A review of the record as a whole reveals that the question of possession was not only the most important issue in the case, it was the only contested issue in the case. Appellant was prejudiced because she was precluded from presenting third-party witness testimony which would have corroborated and given independent credibility to the defense she sought to establish. Because appellant’s only argument was that she did not possess the drugs, and the State’s case rested on a contrary argument, the erroneous exclusion of testimony that tended to establish possession in another was a “serious” error. See Ray, 148 S.W.3d at 227 (Carter, J., dissenting).

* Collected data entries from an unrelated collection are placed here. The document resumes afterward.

using v4i_ = __attribute__((ext_vector_type(4))) int;
__device__ __forceinline__ v4i_ gload16_hidden(const char *base, unsigned off)
{
    v4i_ r;
    asm volatile("global_load_dwordx4 %0, %1, %2" : "=&v"(r) : "v"(off), "s"(base) : "memory");
    return r;
}
using v2i_ = __attribute__((ext_vector_type(2))) int;
__device__ __forceinline__ v2i_ gload8_hidden(const char *base, unsigned off)
{
    v2i_ r;
    asm volatile("global_load_dwordx2 %0, %1, %2" : "=&v"(r) : "v"(off), "s"(base) : "memory");
    return r;
}
template <class V> __device__ __forceinline__ V gload_hidden(const char *base, unsigned off)
{
    if constexpr (sizeof(V) == 16) return gload16_hidden(base, off);
    else return gload8_hidden(base, off);
}
template <int NEWER, class T, int N>
__device__ __forceinline__ void vm_wait(T (&regs)[N])
{
    static_assert(NEWER >= 0 && NEWER < 64, "vmcnt is a 6-bit counter");
    asm volatile("s_waitcnt vmcnt(%0)" : : "n"(NEWER) : "memory");
#pragma unroll
    for (int i = 0; i < N; ++i) asm volatile("" : "+v"(regs[i]));
}

__device__ __forceinline__ int64_t native_word(int64_t b, int t, int p, int c, int TB, int P)
{
    return ((((b * TB + (t >> 2)) * P + p) * 2 + c) << 2) + (t & 3);
}

struct CarryCheck {
    int32_t xmax, bad_bits;
    int32_t *redo;
    int32_t *status;
};
__device__ __forceinline__ void carry_check(CarryCheck c, const GroupOff &go, int32_t x0)
{
    if (c.xmax <= 0) return;
    if (__any(x0 > c.xmax || x0 < -c.xmax) && (threadIdx.x & 63) == 0) {
        const int64_t g = blockIdx.y;
        gshift_nn(c.redo, g * go.ws); gshift_nn(c.status, g * go.status);
        atomicExch(c.redo, 1);
        atomicOr(c.status, c.bad_bits);
    }
}

struct ScanQuadArgs {
    const int32_t *bq;
    int32_t *xs;
    const int32_t *a_re, *a_im;
    int32_t B, TB, P;
    int32_t ea_re, ea_im;
    int32_t tb0, ntb;
    const int32_t *run_if;
    const int32_t *x0_re, *x0_im;
    int32_t live_slots;
    CarryCheck cc;
};

__device__ __forceinline__ int32_t quad_x0(const ScanQuadArgs &a, int b, int p, int r)
{
    if (!a.x0_re) return 0;
    return (r == 0 || r == 3) ? a.x0_re[(size_t)b * a.P + p] : a.x0_im[(size_t)b * a.P + p];
}

#define S5_SCAN_STEP(PRE, PERM, XIN, XOUT, C, K, BQ)                                                           \
    asm volatile(PRE "v_mad_i32_i24 %0, %2, %3, %4\n\t"                                                          \
                 "v_add_u32_sdwa %0, sext(%0), %5 dst_sel:DWORD dst_unused:UNUSED_PAD src0_sel:WORD_1 "        \
                 "src1_sel:DWORD\n\t"                                                                          \
                 "s_nop 1\n\t"                                                                                 \
                 "v_add_u32_dpp %1, %0, %0 quad_perm:" PERM " row_mask:0xf bank_mask:0xf\n\t"                  \
                 : "=&v"(tmp), "=v"(XOUT)                                                                      \
                 : "v"(C), "v"(XIN), "v"(K), "v"(BQ))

The court of appeals’s majority opinion reasons that the error was harmless because Williams’s testimony “would not have added significantly to Ray’s defense.” Id. at 226. However, as Justice Carter points out, this was an issue for the jury to decide—not the court of appeals. Id. at 227. As the jury did not have the benefit of the third-party testimony upon the most critical element the State had the burden to prove, we cannot say with fair assurance that the error did not influence the jury or had but a slight effect. Tex.R.App. P. 44.2(b). We reverse the judgment of the court of appeals and remand the cause to the trial court for further proceedings.
HERYEY, J., filed a concurring opinion, in which JOHNSON, KEASLER, and COCHRAN, JJ., joined. KELLER, P.J., filed a dissenting opinion.. Had appellant chosen not to testify in her own defense, we would be faced with exclusion of clearly vital evidence, precluding altogether the presentation of the defensive theory.